Usage example: ["123","456","789"] ? 1 -> ["12321","45654","78987","45654","12321"]. Try it online!.

(++)<*>reverse.init makes a palindrome out of a list, iterate(...)x repeats this again and again and collects the intermediate results in a list, !!n picks the nth element of this list. (%n)<\$>x%n makes a n-palindrom of each element of the n-palindrome of x.
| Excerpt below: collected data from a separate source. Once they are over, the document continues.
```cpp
template <int P, int UPW, int RMAX, int PK, bool WRAP, typename OutT>
__device__ __forceinline__ void cone_wave_rows(const uint64_t *in, const uint64_t *__restrict__ wanted,
                                               const uint64_t *__restrict__ unwanted, OutT *__restrict__ out,
                                               uint64_t n, uint64_t u_first, uint64_t u_step, uint32_t gens,
                                               uint32_t xs, uint32_t K, uint32_t y0, int lane) {
  constexpr int GPS = kWave / P, FW = 32 / PK, UPR = GPS * PK;
  static_assert(PK == 1 || PK == 2 || PK == 4, "fields of 32, 16 or 8 rows");
  static_assert(UPW % UPR == 0 && UPW <= kWave, "a wave takes whole registers, one result per lane");
  constexpr int R = UPW / UPR;
  constexpr int RB = R < RMAX ? R : RMAX;
  static_assert(R % RB == 0, "passes of RB registers");
  constexpr uint32_t fmask = FW == 32 ? ~0u : (1u << FW) - 1u;
  constexpr uint32_t rep = PK == 1 ? 1u : PK == 2 ? 0x00010001u : 0x01010101u;
  constexpr uint32_t kDiff = ((TA ^ TB) & TC) & 0xFF;
  const uint32_t j = (uint32_t)lane & (P - 1), q = (uint32_t)lane / P;
  const uint32_t col = (xs + j) & (kWave - 1);
  const bool live = j < K;
  const uint32_t sh = y0 & 31u, gsh = q * P;
  auto cut = [&](uint64_t v) __attribute__((always_inline)) {
    const W w = split(v);
    return WRAP ? __builtin_amdgcn_alignbit(w.lo, w.hi, sh) : __builtin_amdgcn_alignbit(w.hi, w.lo, sh);
  };
  const uint64_t w64 = live ? wanted[col] : 0ull, m64 = live ? (w64 | unwanted[col]) : 0ull;
  const uint32_t tw = (cut(w64) & fmask) * rep, tm = (cut(m64) & fmask) * rep;
  for (uint64_t u0 = u_first; u0 < n; u0 += u_step) {
    uint32_t mine = 0;
#pragma unroll 1
    for (int pass = 0; pass < R / RB; ++pass) {
      const uint64_t ub = u0 + (uint64_t)pass * RB * UPR + q;
      uint32_t a[RB];
#pragma unroll
      for (int k = 0; k < RB; ++k) {
        uint32_t e[PK];
#pragma unroll
        for (int f = 0; f < PK; ++f) {
          const uint64_t u = ub + (uint64_t)(k * UPR + f * GPS);
          e[f] = (live && u < n) ? cut(__builtin_nontemporal_load(in + u * kWave + col)) : 0u;
        }
        if constexpr (PK == 1) {
          a[k] = e[0];
        } else if constexpr (PK == 2) {
          a[k] = __builtin_amdgcn_perm(e[1], e[0], 0x05040100u);
        } else {
          const uint32_t p01 = __builtin_amdgcn_perm(e[1], e[0], 0x0C0C0400u);
          const uint32_t p23 = __builtin_amdgcn_perm(e[3], e[2], 0x0C0C0400u);
          a[k] = __builtin_amdgcn_perm(p23, p01, 0x05040100u);
        }
      }
      uint32_t res[RB][PK];
#pragma unroll
      for (int k = 0; k < RB; ++k)
#pragma unroll
        for (int f = 0; f < PK; ++f) res[k][f] = 0;
      for (uint32_t g = 1; g <= gens; ++g) {
#pragma unroll
        for (int k = 0; k < RB; ++k) {
          const uint32_t L = dpp_prev(a[k]), Rt = dpp_next(a[k]);
          const uint32_t h0 = lut3<kXor3>(L, a[k], Rt), h1 = lut3<kMaj>(L, a[k], Rt);
          a[k] = life_tail6(h0 << 1, h0, h0 >> 1, h1 << 1, h1, h1 >> 1, a[k]);
          const uint32_t d = lut3<kDiff>(a[k], tw, tm);
#pragma unroll
          for (int f = 0; f < PK; ++f) {
            const uint64_t bad = __ballot((d & (fmask << (f * FW))) != 0u);
            bool clean;
            if constexpr (P == kWave) clean = bad == 0ull;
            else clean = ((bad >> gsh) & ((1ull << P) - 1)) == 0ull;
            if (res[k][f] == 0 && clean) res[k][f] = g;
          }
        }
      }
#pragma unroll
      for (int k = 0; k < RB; ++k)
#pragma unroll
        for (int f = 0; f < PK; ++f) {
          const uint32_t first = (uint32_t)((pass * RB + k) * UPR + f * GPS), rel = (uint32_t)lane - first;
          uint32_t v = res[k][f];
          if constexpr (GPS > 1) v = (uint32_t)__shfl((int)v, (int)((rel & (GPS - 1)) * P));
          if (rel < (uint32_t)GPS) mine = v;
        }
    }
    if (lane < UPW && u0 + lane < n) out[u0 + lane] = (OutT)mine;
  }
}

template <int UPW, int RMAX>
__device__ __forceinline__ void cone_wave_full16(const uint64_t *in, const uint64_t *__restrict__ wanted,
                                                 const uint64_t *__restrict__ unwanted, uint8_t *__restrict__ out,
                                                 uint64_t n, uint64_t u_first, uint64_t u_step, int lane) {
  constexpr int RB = UPW / 2 < RMAX ? UPW / 2 : RMAX;
  static_assert(UPW % (2 * RB) == 0, "passes of 2 RB universes");
  const int half = lane >> 5, col = (lane & 31) * 2;
  const uint64_t w0 = wanted[col], w1 = wanted[col + 1];
  const uint64_t m0 = w0 | unwanted[col], m1 = w1 | unwanted[col + 1];
  for (uint64_t u0 = u_first; u0 < n; u0 += u_step) {
    uint32_t mine = 0;
#pragma unroll 1
    for (int pass = 0; pass < UPW / (2 * RB); ++pass) {
      const uint64_t ub = u0 + (uint64_t)pass * 2 * RB;
      u64x2 v[RB];
#pragma unroll
      for (int k = 0; k < RB; ++k) {
        const uint64_t u = ub + 2 * k + half;
        v[k] = u < n ? __builtin_nontemporal_load(reinterpret_cast<const u64x2 *>(in + u * kWave + col))
                     : u64x2{w0, w1};
      }
#pragma unroll
      for (int k = 0; k < RB; ++k) {
        const uint64_t d = ((v[k][0] ^ w0) & m0) | ((v[k][1] ^ w1) & m1);
        const uint64_t bad = __ballot(d != 0ull);
        const uint32_t rel = (uint32_t)lane - (uint32_t)(pass * 2 * RB + 2 * k);
        if (rel < 2u) mine = (uint32_t)(bad >> (32 * rel)) == 0u ? 1u : 0u;
      }
    }
    if (lane < UPW && u0 + lane < n) out[u0 + lane] = (uint8_t)mine;
  }
}

template <int RB>
__device__ __forceinline__ void dma_fetch_pass(const uint64_t *in, uint64_t n, uint64_t ub, int lane, uint64_t *img) {
#pragma unroll
  for (int i = 0; i < RB / 2; ++i) {
    uint64_t u = ub + 2 * i + (lane >> 5);
    if (u >= n) u = n - 1;
    const char *src = reinterpret_cast<const char *>(in + u * kWave) + (lane & 31) * 16;
    __builtin_amdgcn_global_load_lds((const __attribute__((address_space(1))) void *)src,
                                     (__attribute__((address_space(3))) void *)(img + i * 2 * kWave), 16, 0, 2);
  }
}

template <int RB, bool FIRST, typename OutT>
__device__ __forceinline__ void cone_wave_full_dma(const uint64_t *in, uint64_t w64, uint64_t m64,
                                                   OutT *__restrict__ out, uint64_t n, uint64_t u_first,
                                                   uint64_t u_step, uint32_t gens, int lane, uint64_t *img,
                                                   bool prefetched) {
  static_assert(RB % 2 == 0 && 2 * RB <= kWave, "passes of pairs of universes, one answer per lane");
  const W tw = split(w64), tm = split(m64);
  auto clean = [&](W s) __attribute__((always_inline)) {
    const uint32_t d = ((s.lo ^ tw.lo) & tm.lo) | ((s.hi ^ tw.hi) & tm.hi);
    return __ballot(d != 0u) == 0ull;
  };
  auto base = [&](uint64_t t) { return u_first + (t >> 1) * u_step + (t & 1) * RB; };
  auto fetch = [&](uint64_t ub) __attribute__((always_inline)) { dma_fetch_pass<RB>(in, n, ub, lane, img); };
  if (u_first >= n) return;
  if (!prefetched) fetch(u_first);
  uint32_t mine = 0;
  int after = 0;
  for (uint64_t t = 0;; ++t) {
    const uint64_t ub = base(t);
    if (ub >= n) break;
    if (after) __builtin_amdgcn_s_waitcnt(kWaitVm1);
    else __builtin_amdgcn_s_waitcnt(kWaitVm0);
    W a[RB];
#pragma unroll
    for (int k = 0; k < RB; ++k) a[k] = split(img[k * kWave + lane]);
    __builtin_amdgcn_s_waitcnt(kWaitLgkm0);
    const uint64_t nb = base(t + 1);
    if (nb < n) fetch(nb);
    uint32_t res[RB];
    if constexpr (FIRST) {
#pragma unroll
      for (int k = 0; k < RB; ++k) res[k] = 0;
      for (uint32_t g = 1; g <= gens; ++g) {
#pragma unroll
        for (int k = 0; k < RB; ++k) {
          a[k] = life_gen<XDPP, 3>(a[k], nullptr, lane);
          if (res[k] == 0 && clean(a[k])) res[k] = g;
        }
      }
    } else {
#pragma unroll
      for (int k = 0; k < RB; ++k) res[k] = clean(a[k]) ? 1u : 0u;
    }
#pragma unroll
    for (int k = 0; k < RB; ++k)
      if ((uint32_t)lane == (uint32_t)((t & 1) * RB + k)) mine = res[k];
    after = 0;
    if ((t & 1) || ub + RB >= n) {
      const uint64_t u0 = base(t & ~1ull);
      if (lane < 2 * RB && u0 + lane < n) out[u0 + lane] = (OutT)mine;
      mine = 0;
      after = 1;
    }
  }
}

template <int RB, int PK, bool WRAP, typename OutT, int SLEEP = 0>
__device__ __forceinline__ void cone_wave_rows_dma(const uint64_t *in, uint64_t w64, uint64_t m64,
                                                   OutT *__restrict__ out, uint64_t n, uint64_t u_first,
                                                   uint64_t u_step, uint32_t gens, uint32_t y0, int lane,
                                                   uint64_t *img, bool prefetched) {
  static_assert(RB % 2 == 0 && RB % PK == 0 && 2 * RB <= kWave, "passes of whole words and pairs of universes");
  static_assert(PK == 1 || PK == 2 || PK == 4, "fields of 32, 16 or 8 rows");
  constexpr int FW = 32 / PK, NW = RB / PK;
  constexpr uint32_t fmask = FW == 32 ? ~0u : (1u << FW) - 1u;
  constexpr uint32_t rep = PK == 1 ? 1u : PK == 2 ? 0x00010001u : 0x01010101u;
  const uint32_t sh = y0 & 31u;
  auto cut = [&](uint64_t v) __attribute__((always_inline)) {
    const W w = split(v);
    return WRAP ? __builtin_amdgcn_alignbit(w.lo, w.hi, sh) : __builtin_amdgcn_alignbit(w.hi, w.lo, sh);
  };
  const uint32_t tw = (cut(w64) & fmask) * rep, tm = (cut(m64) & fmask) * rep;
  constexpr uint32_t kDiff = ((TA ^ TB) & TC) & 0xFF;
  auto base = [&](uint64_t t) { return u_first + (t >> 1) * u_step + (t & 1) * RB; };
  auto fetch = [&](uint64_t ub) __attribute__((always_inline)) { dma_fetch_pass<RB>(in, n, ub, lane, img); };
  if (u_first >= n) return;
  if (!prefetched) fetch(u_first);
  uint32_t mine = 0;
  int after = 0;
  for (uint64_t t = 0;; ++t) {
    const uint64_t ub = base(t);
    if (ub >= n) break;
    if (after) __builtin_amdgcn_s_waitcnt(kWaitVm1);
    else __builtin_amdgcn_s_waitcnt(kWaitVm0);
    uint32_t a[NW];
#pragma unroll
    for (int m = 0; m < NW; ++m) {
      uint32_t e[PK];
#pragma unroll
      for (int j = 0; j < PK; ++j) e[j] = cut(img[(m * PK + j) * kWave + lane]);
      if constexpr (PK == 1) {
        a[m] = e[0];
      } else if constexpr (PK == 2) {
        a[m] = __builtin_amdgcn_perm(e[1], e[0], 0x05040100u);
      } else {
        const uint32_t p01 = __builtin_amdgcn_perm(e[1], e[0], 0x0C0C0400u);
        const uint32_t p23 = __builtin_amdgcn_perm(e[3], e[2], 0x0C0C0400u);
        a[m] = __builtin_amdgcn_perm(p23, p01, 0x05040100u);
      }
    }
    __builtin_amdgcn_s_waitcnt(kWaitLgkm0);
    const uint64_t nb = base(t + 1);
    if (nb < n) fetch(nb);
    if constexpr (SLEEP > 0) __builtin_amdgcn_s_sleep(SLEEP);
    uint32_t res[RB];
#pragma unroll
    for (int k = 0; k < RB; ++k) res[k] = 0;
    for (uint32_t g = 1; g <= gens; ++g) {
#pragma unroll
      for (int m = 0; m < NW; ++m) {
        const uint32_t L = dpp_prev(a[m]), R = dpp_next(a[m]);
        const uint32_t h0 = lut3<kXor3>(L, a[m], R), h1 = lut3<kMaj>(L, a[m], R);
        a[m] = life_tail6(h0 << 1, h0, h0 >> 1, h1 << 1, h1, h1 >> 1, a[m]);
        const uint32_t d = lut3<kDiff>(a[m], tw, tm);
#pragma unroll
        for (int j = 0; j < PK; ++j) {
          const bool clean = __ballot((d & (fmask << (j * FW))) != 0u) == 0ull;
          if (res[m * PK + j] == 0 && clean) res[m * PK + j] = g;
        }
      }
    }
#pragma unroll
    for (int k = 0; k < RB; ++k)
      if ((uint32_t)lane == (uint32_t)((t & 1) * RB + k)) mine = res[k];
    after = 0;
    if ((t & 1) || ub + RB >= n) {
      const uint64_t u0 = base(t & ~1ull);
      if (lane < 2 * RB && u0 + lane < n) out[u0 + lane] = (OutT)mine;
      mine = 0;
      after = 1;
    }
  }
}

}
}
```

## JavaScript (ES6), 87 bytes

f=(n,l,r=l=>[...a].reverse().slice(1))=>n--?f(l.concat(r(l)).map(s=>s+r(s).join),n):l


# Pip, 25 bytes

24 bytes of code, +1 for -l flag.

Lq{gM:_.@>RV_gAL:@>RVg}g


Takes the list as command-line arguments and the number n from stdin. Try it online!

### Explanation

                          g is list of cmdline args (implicit)
Lq{                   }   Read a line of input and loop that many times:
_.@>RV_             Lambda function: take all but the first character (@>) of the
reverse (RV) of the argument (_), and concatenate that (.) to
the argument (_)
gM:                    Map this function to g and assign the result back to g
@>RVg    Take all but the first element of the reverse of g
gAL:         Append that list to g and assign the result back to g
g  After the loop, print g (each item on its own line due to -l)